Research Information System
APPLIED SCIENCES, vol.15, no.23, pp.1-23, 2025 (SCI-Expanded, Scopus)
Predicting blast-induced vibrations in twin tunnels is challenging due to complex wave-cavity interactions, which render conventional scaled-distance (PPV-SD) models inadequate. This study introduces a hybrid empirical-probabilistic framework to quantify the probability of exceeding regulatory vibration thresholds. Field data from the Northern Marmara Highway project first quantitatively confirm the severe degradation of the classical scaled-distance (PPV-SD) method in twin-tunnel geometry, reducing a strong correlation (R = 0.82) to insignificance.

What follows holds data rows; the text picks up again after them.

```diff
@@ -194,6 +199,7 @@
     SC[kt] = ESC * (!kv ? (lg == 1 ? -1.0e6 : 0.0)
                         : (lg == 0 ? h + hj_neg : (lg == 1 ? fma(h, m2, pk[D + 1]) - cKj : 0.0)));
     if (C2 && lg < 2) SCP[(16 * kt + li) * 2 + lg] = 2.0 * SC[kt];
+    if (PM && lg < 2) WAP[(16 * kt + li) * 2 + lg] = kv ? pk[D + 2 + lg] : 0.0;
 #pragma unroll
     for (int rr = 0; rr < 4; ++rr) {
       const int k2 = ENT_CI(kt, rr);
@@ -226,9 +232,10 @@
   }
 
   double tC0[TLN], tC1[TLN], VBt[TLN][NPV], WFt[TLN], Wt[TLN];
+  double tA[TLN];
 #pragma unroll
   for (int u = 0; u < TLN; ++u) {
-    tC0[u] = 0.0; tC1[u] = 0.0; WFt[u] = 0.0; Wt[u] = 0.0;
+    tC0[u] = 0.0; tC1[u] = 0.0; WFt[u] = 0.0; Wt[u] = 0.0; tA[u] = 0.0;
 #pragma unroll
     for (int pv = 0; pv < NPV; ++pv) VBt[u][pv] = 0.0;
   }
@@ -264,6 +271,7 @@
           }
           VBt[u][pv] = v;
         }
+        if (PM) { WFt[u] = kvq ? pq[D + 2] : 0.0; tA[u] = kvq ? pq[D + 3] : 0.0; }
       } else {
         WFt[u] = kvq ? pq[D + 2] : 0.0;
       }
@@ -561,6 +569,17 @@
       accH += shift;
       return rqs;
     };
+    auto rq_pm = [&](double qs_) -> double {
+      double rqs = vb_rcp(qs_);
+      if (partial) {
+        qs_ = svalid ? qs_ : 1.0;
+        rqs = svalid ? rqs : 0.0;
+      }
+      pm *= __builtin_amdgcn_frexp_mant(qs_);
+      pe += __builtin_amdgcn_frexp_exp(qs_);
+      accH += shift;
+      return rqs;
+    };
     auto wacc = [&](mf4 (&x)[KT], double rqs, const double (&tn)[TLN]) {
       if (TL) {
 #pragma unroll
@@ -647,6 +666,72 @@
     using IH = std::integral_constant<int, (KT + 1) / 2>;
     using IK = std::integral_constant<int, KT>;
 
+    if constexpr (PM) {
+      exps(n, I0{}, IK{});
+      texp(ntl);
+      double qp = 0.0, qm = 0.0;
+      if (TL) {
+#pragma unroll
+        for (int u = 0; u < TLN; ++u) qp = fma(WFt[u], ntl[u], qp);
+      }
+#pragma unroll
+      for (int kt = 0; kt < KT; ++kt)
+#pragma unroll
+        for (int rr = 0; rr < 4; ++rr) qp = fma(WAP[ENT_CI(kt, rr) * 2], n[kt][rr], qp);
+      qp = xor_sum16(qp);
+      qp = xor_sum32(qp);
+      const double rqp = rq_pm(qp);
+      fold();
+      exps(nm, I0{}, IK{});
+      texp(ntm);
+      if (TL) {
+#pragma unroll
+        for (int u = 0; u < TLN; ++u) qm = fma(WFt[u], ntm[u], qm);
+      }
+#pragma unroll
+      for (int kt = 0; kt < KT; ++kt)
+#pragma unroll
+        for (int rr = 0; rr < 4; ++rr) qm = fma(WAP[ENT_CI(kt, rr) * 2], nm[kt][rr], qm);
+      qm = xor_sum16(qm);
+      qm = xor_sum32(qm);
+      const double rqm = rq_pm(qm);
+      fold();
+      const double nrqm = -rqm;
+      double ap = 0.0;
+      if (TL) {
+#pragma unroll
+        for (int u = 0; u < TLN; ++u) {
+          const double rp = ntl[u] * rqp, x = ntm[u];
+          ntm[u] = fma(x, rqm, rp);
+          ntl[u] = fma(x, nrqm, rp);
+          Wt[u] += ntm[u];
+          ap = fma(tA[u], ntm[u], ap);
+        }
+      }
+#pragma unroll
+      for (int kt = 0; kt < KT; ++kt)
+#pragma unroll
+        for (int rr = 0; rr < 4; ++rr) {
+          const double rp = n[kt][rr] * rqp, x = nm[kt][rr];
+          nm[kt][rr] = fma(x, rqm, rp);
+          n[kt][rr] = fma(x, nrqm, rp);
+          Wacc[kt][rr] += nm[kt][rr];
+          ap = fma(WAP[ENT_CI(kt, rr) * 2 + 1], nm[kt][rr], ap);
+        }
+      mf4 Y[NPV];
+      pvstep(n, Y, 0, ntl);
+      ap = xor_sum16(ap);
+      ap = xor_sum32(ap);
+      const double t2 = Y[0][2];
+      const auto lo = __builtin_amdgcn_permlane32_swap((unsigned)__double2loint(t2), (unsigned)__double2loint(t2), false, false);
+      const auto hi = __builtin_amdgcn_permlane32_swap((unsigned)__double2hiint(t2), (unsigned)__double2hiint(t2), false, false);
+      const double am = __hiloint2double((int)hi[1], (int)lo[1]);
+#pragma unroll
+      for (int r = 0; r < QS; ++r) {
+        accG[r] = fma(ev[r], am, accG[r]);
+        accLG[r] = fma(ev[r], fma(ev[r], ap, -Y[0][r]), accLG[r]);
+      }
+    } else
     if constexpr (EO && GRAD && HV == 1 && VBMC_STAG_FOR(KT, QS, TL)) {
       mf4 Y[NPV];
       exps(n, I0{}, IK{});
@@ -782,7 +867,7 @@
         lgd += __shfl_xor(lgd, 4, 64); lgd += __shfl_xor(lgd, 8, 64);
         const int d = 4 * r + lg;
         const bool dv = li == 0 && d < D;
-        if (dv) { o[1 + d] = g; o[2 + D + d] = lgd; }
+        if (dv) { if (!PM) o[1 + d] = g; o[2 + D + d] = lgd; }
         sgsum += dv ? lgd : 0.0;
       }
     } else {
@@ -808,6 +893,7 @@
       for (int w = 1; w < HV; ++w) sgsum += YX[w * YXN];
     }
     if (lane == 0 && hv == 0) o[1 + D] = sgsum;
+    double corr = 0.0;
 #pragma unroll
     for (int kt = 0; kt < KT; ++kt)
 #pragma unroll
@@ -817,6 +903,7 @@
         wv += __shfl_xor(wv, 4, 64); wv += __shfl_xor(wv, 8, 64);
         const int k = ENT_CI(kt, rr);
         if (li == 0 && k < Kw) o[2 + 2 * D + kbase + k] = wv;
+        if (PM) corr = fma(VBV(kt, rr, 0), wv, corr);
       }
     if (TL) {
 #pragma unroll
@@ -826,6 +913,19 @@
         wv += __shfl_xor(wv, 4, 64); wv += __shfl_xor(wv, 8, 64);
         const int k = 16 * KT + 4 * u + lg;
         if (li == 0 && k < Kw) o[2 + 2 * D + kbase + k] = wv;
+        if (PM) corr = fma(VBt[u][0], wv, corr);
+      }
+    }
+    if constexpr (PM) {
+      corr = xor_sum16(corr);
+      corr = xor_sum32(corr);
+#pragma unroll
+      for (int r = 0; r < QS; ++r) {
+        double g = accG[r];
+        g += __shfl_xor(g, 1, 64); g += __shfl_xor(g, 2, 64);
+        g += __shfl_xor(g, 4, 64); g += __shfl_xor(g, 8, 64);
+        const int d = 4 * r + lg;
+        if (li == d && d < D) o[1 + d] = g - corr;
       }
     }
   }
```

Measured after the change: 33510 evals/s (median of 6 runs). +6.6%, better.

A Random Forest sensitivity analysis, applied to 123 blast records, ranked the governing parameters, guiding the development of a deterministic multi-parameter regression model (R = 0.72). The core innovation of this framework is the embedding of this deterministic model within a Monte Carlo Simulation (MCS) to propagate documented input uncertainties, thereby generating a full probability distribution for PPV. This represents a fundamental advance beyond deterministic point-estimates, as it enables the direct calculation of exceedance probabilities for risk-informed decision-making. For instance, for a regulatory threshold of 10 mm/s, the framework quantified the exceedance probability as P (PPV > 10 mm/s) = 5.2%. The framework’s robustness was demonstrated via validation against 100 independent blast records, which showed strong calibration with 94% of observed PPV values captured within the model’s 90% confidence interval. This computationally efficient framework (<10,000 iterations) provides engineers with a practical tool for moving from deterministic safety factors to quantifiable, risk-informed decision-making.